My starting place is that both the production and the use of creativity is a collective endeavor. Those of us who bring creative ideas to the fore should be encouraged and rewarded for our practical and creative efforts. But there are lots of ways to do this. Simply shoehorning creative efforts into the private-property matrix deforms their ability to be used beneficially by everyone.
And seldom do we explicitly acknowledge that most of our creative efforts are mashups of the ideas of others.
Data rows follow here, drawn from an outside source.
## Add window-based k-th selection to candidate select with sampled bounds

Adds a windowed path to the top-k candidate selection kernel. A strided sample pass estimates a value range around the k-th magnitude, and a single walk compacts in-range candidates into a shared-memory window. The k-th key is then resolved by radix histogramming over that window instead of repeated digit passes over the whole candidate list, with fallback to the original digit loop when the window overflows. It also adds a 32KB shared window, min-waves launch bounds, global stat counters with atomics, and a debug mode switch, which can lower occupancy and adds atomic traffic.

```diff
diff --git a/flpytorch_amd/_lib.py b/flpytorch_amd/_lib.py
--- a/flpytorch_amd/_lib.py
+++ b/flpytorch_amd/_lib.py
@@ -40,6 +40,7 @@
     "flc_profile_enable", "flc_profile_collect", "flc_select_row_flags",
     "flc_selftest_division", "flc_norm2_torch_cpu", "flc_debug_resident",
     "flc_norm2_torch_cpu_workspace_size", "flc_norm2_torch_cpu_ws", "flc_rows_alloc", "flc_rows_free",
+    "flc_debug_select",
 ]
 
 
@@ -205,6 +206,8 @@
         lib.flc_rows_free.argtypes = [vp]
     if hasattr(lib, "flc_debug_resident"):
         lib.flc_debug_resident.argtypes = [i32, i64]
+    if hasattr(lib, "flc_debug_select"):
+        lib.flc_debug_select.argtypes = [i32, P(ctypes.c_int64)]
     if hasattr(lib, "flc_select_row_flags"):
         lib.flc_select_row_flags.argtypes = [P(FlcCodecParams), i64, i64, vp, sz, vp, vp]
     for name in EXPORTS:
diff --git a/flpytorch_amd/csrc/api.hip b/flpytorch_amd/csrc/api.hip
--- a/flpytorch_amd/csrc/api.hip
+++ b/flpytorch_amd/csrc/api.hip
@@ -147,6 +147,8 @@
 }
 
 extern "C" int flc_debug_resident(int grid_mult, int64_t spin_ticks) { return rs_debug(grid_mult, spin_ticks); }
+
+extern "C" int flc_debug_select(int mode, int64_t* h_stats) { return cs_debug(mode, h_stats); }
 
 extern "C" int flc_norm2_torch_cpu(const float* d_rows, int64_t ld, int64_t n, int64_t d, float* d_out, void* stream) {
     if (n < 0 || d < 0 || (n > 1 && ld < d) || (n > 0 && (!d_rows || !d_out))) {
diff --git a/flpytorch_amd/csrc/common.hpp b/flpytorch_amd/csrc/common.hpp
--- a/flpytorch_amd/csrc/common.hpp
+++ b/flpytorch_amd/csrc/common.hpp
@@ -166,6 +166,7 @@
 int sel_run(const flc_codec_params* prm, const flc_pattern* pat, RowSrc rows, bool vec, int64_t n, int64_t d,
             bool assign, const float* w, float wt, float* out, void* wsp, size_t ws_bytes, hipStream_t st);
 int rs_debug(int mult, int64_t spin_ticks);
+int cs_debug(int mode, int64_t* h_stats);
 int sel_row_flags(const flc_codec_params* prm, int64_t n, int64_t d, const void* wsp, size_t ws_bytes,
                   uint32_t* flags, hipStream_t st);
 bool ds_eligible(const flc_codec_params* prm, const flc_pattern* pat, int64_t n, int64_t d);
diff --git a/flpytorch_amd/csrc/select.hip b/flpytorch_amd/csrc/select.hip
--- a/flpytorch_amd/csrc/select.hip
+++ b/flpytorch_amd/csrc/select.hip
@@ -3,6 +3,7 @@
 #include <atomic>
 #include <map>
 #include <mutex>
+#include <type_traits>
 #include <vector>
 
 #include "chunks.hpp"
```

In a case from the mid-1990s in which the baseball players union tried to stop the production of parody trading cards, a federal appeals court wrote, "Parodies of celebrities are an especially valuable means of expression because of the role celebrities play in modern society. As one commentator explained, celebrities are 'common points of reference for millions of individuals who may never interact with one another, but who share, by virtue of their participation in a mediated culture, a common experience, and a collective memory.' Through their pervasive presence in the media, sports and entertainment celebrities come to symbolize certain ideas and values. ... Celebrities, then, are an important element of the shared communicative resources of our cultural domain." This court got it right.
Given the importance of creativity to our lives, these questions, both specific and general, are worth thinking about by all of us.